[Supplied material]

int cfd_script_get_options(const cfd_model *m, cfd_script_options *o) {
    if (!m || !o) return fail(CFD_EINVAL, "null argument");
    *o = m->sopt;
    return 0;
}

int cfd_get_p_residual_f64(cfd_model *m, double *last, double *step_max) {
    if (!m) return fail(CFD_EINVAL, "null model");
    if (!m->sopt.residual_f64) return fail(CFD_ESTATE, "residual_f64 is off (cfd_script_set_options)");
    if (!m->p64_valid)
        return fail(CFD_ESTATE, "no solve has published a double residual: none has run since the option "
                                "was set or the state was replaced, or the last one was solver 0 or 1");
    if (int rc = m->sync()) return rc;
    if (last) HIP_TRY(hipMemcpy(last, &m->f.ctl->last_p64, 8, hipMemcpyDeviceToHost));
    if (step_max) *step_max = m->su_pmax64;
    return 0;
}

int cfd_get_masks(cfd_model *m, uint8_t *mask_u, uint8_t *mask_v) {
    if (!m) return fail(CFD_EINVAL, "null model");
    if (mask_u) std::memcpy(mask_u, m->h_mask_u.data(), m->h_mask_u.size());
    if (mask_v) std::memcpy(mask_v, m->h_mask_v.data(), m->h_mask_v.size());
    return 0;
}

int cfd_synchronize(cfd_model *m) {
    if (!m) return fail(CFD_EINVAL, "null model");
    return m->sync();
}

int cfd_profile_sweeps(cfd_model *m, int n_sweeps, double *avg_ms_out) {
    if (!m) return fail(CFD_EINVAL, "null model");
    if (n_sweeps < 1 || n_sweeps > kMaxSweeps) return fail(CFD_EINVAL, "n_sweeps out of range");
    HIP_TRY(hipSetDevice(m->device));
    if (int rc = m->invalidate_sums()) return rc;
    const int lo = std::max(0, 1 - (int)m->j0), hi = std::min(m->g.nyl, (int)m->g.ny - 1 - (int)m->j0);
    hipEvent_t a = m->ev_prof0, b = m->ev_prof1;
    Geom g = m->g;
    g.tol_enabled = 0;
    HIP_TRY(hipEventRecord(a, m->stream));
    for (int it = 0; it < n_sweeps; ++it)
        launch_jacobi_sweep(g, m->f, -1, it, lo, hi, it == n_sweeps - 1, m->stream);
    HIP_TRY(hipEventRecord(b, m->stream));
    launch_finalize_solve(g, m->f, -1, n_sweeps, 0, n_sweeps, m->stream);
    HIP_TRY(hipGetLastError());
    m->host_cur = (m->host_cur + n_sweeps) & 1;
    m->pp_ghosts_shallow = m->sharded();
    int rc = m->sync();
    if (rc) return rc;
    float ms = 0.f;
    HIP_TRY(hipEventElapsedTime(&ms, a, b));
    if (avg_ms_out) *avg_ms_out = ms / n_sweeps;
    return 0;
}

int cfd_timing_begin(cfd_model *m) {
    if (!m) return fail(CFD_EINVAL, "null model");
    int rc = m->sync();
    if (rc) return rc;
    m->timing = true;
    m->ev_next = 0;
    m->solve_events.clear();
    m->step_events.clear();
    for (auto &pe : m->phase_events) pe.clear();
    m->timed_sweeps = 0;
    m->timed_launches = 0;
    m->timed_steps = 0;
    return 0;
}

[/Supplied material]

Description of the task: Where in the listing does the string "sopt" appear? Copy every line that has it.

Solution to the problem:
    *o = m->sopt;
    if (!m->sopt.residual_f64) return fail(CFD_ESTATE, "residual_f64 is off (cfd_script_set_options)");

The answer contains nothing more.